For a substance to have metallic properties, it must have "free electrons." Free electrons reflect photons very effectively... that's why metals tend to be shiny. The more free electrons, the more shiny it is (Mercury has a LOT of free electrons, which is why it's fluid at room temperature and EXTREMELY shiny).

This particular line in ST-IV annoyed me at the time... and since so many people have accepted it without question (by the way, it was a POLYMER CHAIN which was shown on-screen... unrelated to either metals or ceramics!), there's a lot of really bad science accepted as "fact" by Trekkies.

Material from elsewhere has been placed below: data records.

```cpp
int fmx_gather_read(const void *buf, int64_t bytes, int32_t row_bytes, int64_t n_rows_read, uint32_t seed, float *sink, fmx_stream_t stream) {
  if (!buf || !sink || bytes < 128 || n_rows_read < 1) return fail(FMX_ERR_ARG, "fmx_gather_read: bad buffer / count");
  if (row_bytes != 64 && row_bytes != 128) return fail(FMX_ERR_ARG, "fmx_gather_read: rows of 64 or 128 bytes");
  if (!aligned16(buf)) return fail(FMX_ERR_ALIGN, "fmx_gather_read: buffer must be 16-byte aligned");
  const int lpr = row_bytes / 16;
  const uint64_t n_rows = (uint64_t)bytes / (uint64_t)row_bytes;
  const int64_t threads = n_rows_read * lpr;
  const dim3 grid((unsigned)((threads + 255) / 256)), block(256);
  hipStream_t st = static_cast<hipStream_t>(stream);
  if (lpr == 4) hipLaunchKernelGGL((k_gather_read<4>), grid, block, 0, st, static_cast<const float4 *>(buf), n_rows, n_rows_read, seed, sink);
  else hipLaunchKernelGGL((k_gather_read<8>), grid, block, 0, st, static_cast<const float4 *>(buf), n_rows, n_rows_read, seed, sink);
  return check_launch("k_gather_read");
}

#ifdef FMX_STAMPS
int fmx_debug_update_stamps(unsigned long long *host_out) {
  return hipMemcpyFromSymbol(host_out, HIP_SYMBOL(g_upd_stamps), sizeof(unsigned long long) * 8192 * 6) == hipSuccess ? FMX_OK : FMX_ERR_LAUNCH;
}
#endif

int fmx_stream_read(const void *buf, int64_t bytes, float *sink, fmx_stream_t stream) {
  if (!buf || !sink || bytes < 16 || bytes % 16) return fail(FMX_ERR_ARG, "fmx_stream_read: bad buffer");
  if (!aligned16(buf)) return fail(FMX_ERR_ALIGN, "fmx_stream_read: buffer must be 16-byte aligned");
  hipLaunchKernelGGL(k_stream_read, dim3(256 * 8), dim3(256), 0, static_cast<hipStream_t>(stream),
                     static_cast<const float4 *>(buf), bytes / 16, sink);
  return check_launch("k_stream_read");
}

}
```

Measured before the change: 185.3 million.

## Load per-field metadata once per wave lane and broadcast row offsets via shuffles

The forward kernel now has each lane load the offsets, index and value for one field, computes the validated row index, then broadcasts it to the lanes that handle that field with 64-bit shuffles, instead of every lane redundantly loading the metadata. The xv presence check becomes a compile-time template parameter, and the FTRL bias computation is moved so it overlaps the row gathers. Optional timestamp instrumentation is also added behind a compile flag. This cuts redundant scalar loads and address math on the critical path at the cost of extra cross-lane shuffles.

```diff
diff --git a/fm-for-online-recommendation_amd/csrc/fmx_kernels.hip b/fm-for-online-recommendation_amd/csrc/fmx_kernels.hip
--- a/fm-for-online-recommendation_amd/csrc/fmx_kernels.hip
+++ b/fm-for-online-recommendation_amd/csrc/fmx_kernels.hip
@@ -59,9 +59,21 @@
   int32_t Fc;
 };
 
-template <int LPR, int LAYOUT>
+#ifdef FMX_STAMPS
+__device__ unsigned long long g_fwd_stamps[8192 * 6];
+#define FMX_FSTAMP(slot_, dep_)                                                                                     \
+  do {                                                                                                              \
+    unsigned long long t_;                                                                                          \
+    asm volatile("s_memrealtime %0\n\ts_waitcnt lgkmcnt(0)" : "=s"(t_) : "v"(dep_) : "memory");                      \
+    if (lane == 0 && b < 8192) g_fwd_stamps[(size_t)b * 6 + (slot_)] = t_;                                           \
+  } while (0)
+#else
+#define FMX_FSTAMP(slot_, dep_) do {} while (0)
+#endif
+
+template <int LPR>
 __device__ __forceinline__ void forward_finish(const FwdArgs &a, const int b, const int lane, float4 s, float4 ss, float fo, bool bad,
-                                               const float y_early, const float bias0_early, const float bias1_early) {
+                                               const float y_early, const float bias) {
   const int q = lane % LPR;
   const int kp = LPR * 4;
   if (bad && a.out.error) *a.out.error = 1;
@@ -79,15 +91,13 @@
 #pragma unroll
   for (int m = 1; m < LPR; m <<= 1) sbi += __shfl_xor(sbi, m);
   fo = __shfl(fo, 0);
+  FMX_FSTAMP(3, sbi);
 
   if (lane < LPR) {
     if (a.out.S) *reinterpret_cast<float4 *>(a.out.S + (size_t)b * a.ldS + 4 * q) = s;
     if (a.out.bi) *reinterpret_cast<float4 *>(a.out.bi + (size_t)b * kp + 4 * q) = bi;
   }
   if (lane == 0) {
-    float bias;
-    if (LAYOUT == FMX_LAYOUT_WEIGHTS) bias = bias0_early;
-    else bias = ftrl_w(bias0_early, bias1_early, a.h);
     const float z = fo + sbi + bias;
     if (a.out.sfirst) a.out.sfirst[b] = fo;
     if (a.out.sbi) a.out.sbi[b] = sbi;
@@ -103,18 +113,28 @@
         loss = bcewl(p, y);
         dz = (sigmoidf_(p) - y) * p * (1.f - p) * a.inv_b;
       }
+      FMX_FSTAMP(4, dz);
       if (a.out.loss) a.out.loss[(size_t)b * a.ld1] = loss;
       if (a.out.dz) a.out.dz[(size_t)b * a.ld1] = dz;
     }
-  }
-}
-
-template <int LPR, int LAYOUT, int NPASS, bool MAPPED = false>
+    FMX_FSTAMP(5, z);
+  }
+}
+
+__device__ __forceinline__ int64_t shfl64(int64_t v, int src) {
+  const int lo = __shfl((int)(uint32_t)v, src), hi = __shfl((int)(v >> 32), src);
+  return (int64_t)(((uint64_t)(uint32_t)hi << 32) | (uint32_t)lo);
+}
+constexpr int64_t ROW_ABSENT = int64_t(1) << 62;
+
+template <int LPR, int LAYOUT, int NPASS, bool MAPPED, bool HAS_X>
 __device__ __forceinline__ void forward_sample(const FwdArgs &a, const int b, const int lane) {
   constexpr int SLOTS = WAVE / LPR;
   constexpr int NP = NPASS > 0 ? NPASS : 1;
+  constexpr int NW = NPASS > 0 ? (NP * SLOTS + WAVE - 1) / WAVE : 1;
   const int slot = lane / LPR, q = lane % LPR;
   const int kp = LPR * 4;
+  FMX_FSTAMP(0, lane);
 
   float4 s = splat(0.f), ss = splat(0.f);
   float fo = 0.f;
@@ -123,54 +143,65 @@
   const float bias0_early = a.bias[0];
   const float bias1_early = LAYOUT == FMX_LAYOUT_WEIGHTS ? 0.f : a.bias[1];
   __builtin_amdgcn_sched_barrier(0);
+  float bias = 0.f;
   const int n_outer = NPASS > 0 ? 1 : (a.F + SLOTS - 1) / SLOTS;
   for (int it = 0; it < n_outer; ++it) {
-    uint32_t li[NP];
-    float x[NP];
-    int64_t lo[NP];
-    uint32_t vocab[NP];
-    bool live[NP];
-    const float *xsrc = a.xv ? a.xv : reinterpret_cast<const float *>(a.idx);
-    const bool has_x = a.xv != nullptr;
-    float xl[NP];
-    int64_t hi[NP];
-    int fc[NP];
-#pragma unroll
-    for (int p = 0; p < NP; ++p) {
-      const int f = (it * NP + p) * SLOTS + slot;
-      live[p] = f < a.F;
-      fc[p] = live[p] ? f : a.F - 1;
-    }
-#pragma unroll
-    for (int p = 0; p < NP; ++p) {
-      lo[p] = a.foff[fc[p]];
-      hi[p] = a.foff[fc[p] + 1];
-    }
-#pragma unroll
-    for (int p = 0; p < NP; ++p) {
-      size_t o = (size_t)b * a.F + fc[p];
+    int fl[NW];
+    bool wlive[NW];
+    int64_t lo[NW], hi[NW];
+    uint32_t li[NW];
+    float xl[NW];
+#pragma unroll
+    for (int w = 0; w < NW; ++w) {
+      const int f = (NPASS > 0 ? w * WAVE : it * SLOTS) + lane;
+      wlive[w] = f < a.F;
+      fl[w] = wlive[w] ? f : a.F - 1;
+    }
+#pragma unroll
+    for (int w = 0; w < NW; ++w) {
+      lo[w] = a.foff[fl[w]];
+      hi[w] = a.foff[fl[w] + 1];
+    }
+#pragma unroll
+    for (int w = 0; w < NW; ++w) {
+      size_t o = (size_t)b * a.F + fl[w];
       uint32_t fb = 0u;
       if (MAPPED) {
-        o = (size_t)b * a.Fc + (a.fcols ? a.fcols[fc[p]] : fc[p]);
-        fb = a.fbase ? (uint32_t)a.fbase[fc[p]] : 0u;
+        o = (size_t)b * a.Fc + (a.fcols ? a.fcols[fl[w]] : fl[w]);
+        fb = a.fbase ? (uint32_t)a.fbase[fl[w]] : 0u;
       }
-      li[p] = (uint32_t)a.idx[o] - fb;
-      xl[p] = xsrc[o];
-    }
-#pragma unroll
-    for (int p = 0; p < NP; ++p) {
-      x[p] = has_x ? xl[p] : 1.f;
-      vocab[p] = (uint32_t)(hi[p] - lo[p]);
-    }
+      li[w] = (uint32_t)a.idx[o] - fb;
+      xl[w] = HAS_X ? a.xv[o] : 1.f;
+    }
+    int64_t row[NW];
+#pragma unroll
+    for (int w = 0; w < NW; ++w) {
+      const bool okw = wlive[w] && li[w] < (uint32_t)(hi[w] - lo[w]);
+      row[w] = lo[w] + (okw ? li[w] : 0u);
+      if (!okw) row[w] |= ROW_ABSENT;
+      bad = bad || (!MAPPED && wlive[w] && !okw);
+    }
+    FMX_FSTAMP(1, (uint32_t)row[0]);
+    float x[NP];
     float4 r0[NP];
     float rw[NP];
-    bool ok[NP];
+    bool ok[NP], live[NP];
 #pragma unroll
     for (int p = 0; p < NP; ++p) {
-      ok[p] = live[p] && li[p] < vocab[p];
-      const float *rp = a.rows + (size_t)(lo[p] + (ok[p] ? li[p] : 0u)) * a.stride;
+      const int f = NPASS > 0 ? p * SLOTS + slot : slot;
+      const int w = NPASS > 0 ? (p * SLOTS) / WAVE : 0;
+      live[p] = (NPASS > 0 ? f : it * SLOTS + f) < a.F;
+      const int64_t r = shfl64(row[w], f % WAVE);
+      x[p] = HAS_X ? __shfl(xl[w], f % WAVE) : 1.f;
+      ok[p] = live[p] && !(r & ROW_ABSENT);
+      const float *rp = a.rows + (size_t)(r & ~ROW_ABSENT) * a.stride;
       r0[p] = *reinterpret_cast<const float4 *>(rp + 4 * q);
       rw[p] = rp[kp];
+    }
+    __builtin_amdgcn_sched_barrier(0);
+    if (it == 0) {
+      bias = LAYOUT == FMX_LAYOUT_WEIGHTS ? bias0_early : ftrl_w(bias0_early, bias1_early, a.h);
+      asm volatile("" ::"v"(bias));
     }
     __builtin_amdgcn_sched_barrier(0);
 #pragma unroll
@@ -182,11 +213,11 @@
         ss = ss + e * e;
         fo += f1;
       }
-      bad = bad || (!MAPPED && live[p] && !ok[p]);
       if (live[p] && a.out.first && q == 0) a.out.first[(size_t)b * a.F + (it * NP + p) * SLOTS + slot] = f1;
     }
-  }
-  forward_finish<LPR, LAYOUT>(a, b, lane, s, ss, fo, bad, y_early, bias0_early, bias1_early);
+    FMX_FSTAMP(2, s.x + ss.x + fo);
+  }
+  forward_finish<LPR>(a, b, lane, s, ss, fo, bad, y_early, bias);
 }
 
 template <int LPR, int LAYOUT, int NPASS, bool MAPPED = false>
@@ -194,7 +225,8 @@
   __builtin_amdgcn_s_setprio(3);
   const int b = blockIdx.x * (blockDim.x >> 6) + (threadIdx.x >> 6);
   if (b >= a.B) return;
-  forward_sample<LPR, LAYOUT, NPASS, MAPPED>(a, b, threadIdx.x & 63);
+  if (a.xv) forward_sample<LPR, LAYOUT, NPASS, MAPPED, true>(a, b, threadIdx.x & 63);
+  else forward_sample<LPR, LAYOUT, NPASS, MAPPED, false>(a, b, threadIdx.x & 63);
 }
 
 struct PartArgs {
@@ -2741,6 +2773,9 @@
 int fmx_debug_update_stamps(unsigned long long *host_out) {
   return hipMemcpyFromSymbol(host_out, HIP_SYMBOL(g_upd_stamps), sizeof(unsigned long long) * 8192 * 6) == hipSuccess ? FMX_OK : FMX_ERR_LAUNCH;
 }
+int fmx_debug_forward_stamps(unsigned long long *host_out) {
+  return hipMemcpyFromSymbol(host_out, HIP_SYMBOL(g_fwd_stamps), sizeof(unsigned long long) * 8192 * 6) == hipSuccess ? FMX_OK : FMX_ERR_LAUNCH;
+}
 #endif
 
 int fmx_stream_read(const void *buf, int64_t bytes, float *sink, fmx_stream_t stream) {
```

New measurement: 190.1 million, median of 6. +2.6%, better.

If there was only one thing I could "retcon" out of Trek's existence, I really think that "Transparent aluminum" would be at the top of my list!

(RANT MODE: OFF)
 
To create an "in universe reason", perhaps what Scotty was referring to was not really a transparent form of aluminum (for both of the reasons you noted), but a polymer that had similar properties in terms of strength and heat resistance to aluminum, yet was transparent? So they called it "transparent aluminum" for marketing to the public reasons?
 
That's one of the treknologies that never made me cringe Cary. An Iron beam isn't made of iron, it's made of steel, so why not just imagine transparent aluminum (maaan I hate that spelling error; it's aluminium darnit :lol:) is actually some sort of alumina??
 
You clearly don't have to worry about applying paint in zero-g, because as everyone knows, the Enterprise was built in an atmosphere on a planetary surface by guys in ninja hoods and 1930's goggles using arc welders and grindy things that throw off lots of sparks.

Or maybe they just get Lister out there with a paint roller.
 
You clearly don't have to worry about applying paint in zero-g, because as everyone knows, the Enterprise was built in an atmosphere on a planetary surface by guys in ninja hoods and 1930's goggles using arc welders and grindy things that throw off lots of sparks.

Or maybe they just get Lister out there with a paint roller.

Nah- send Cat...

Regardless of where it's built, they probably would have the colour placed on the material prior to construction.
 
Perhaps all of the paint spatters, confined to the "paint job orbit," would one day form a visible ring about Earth.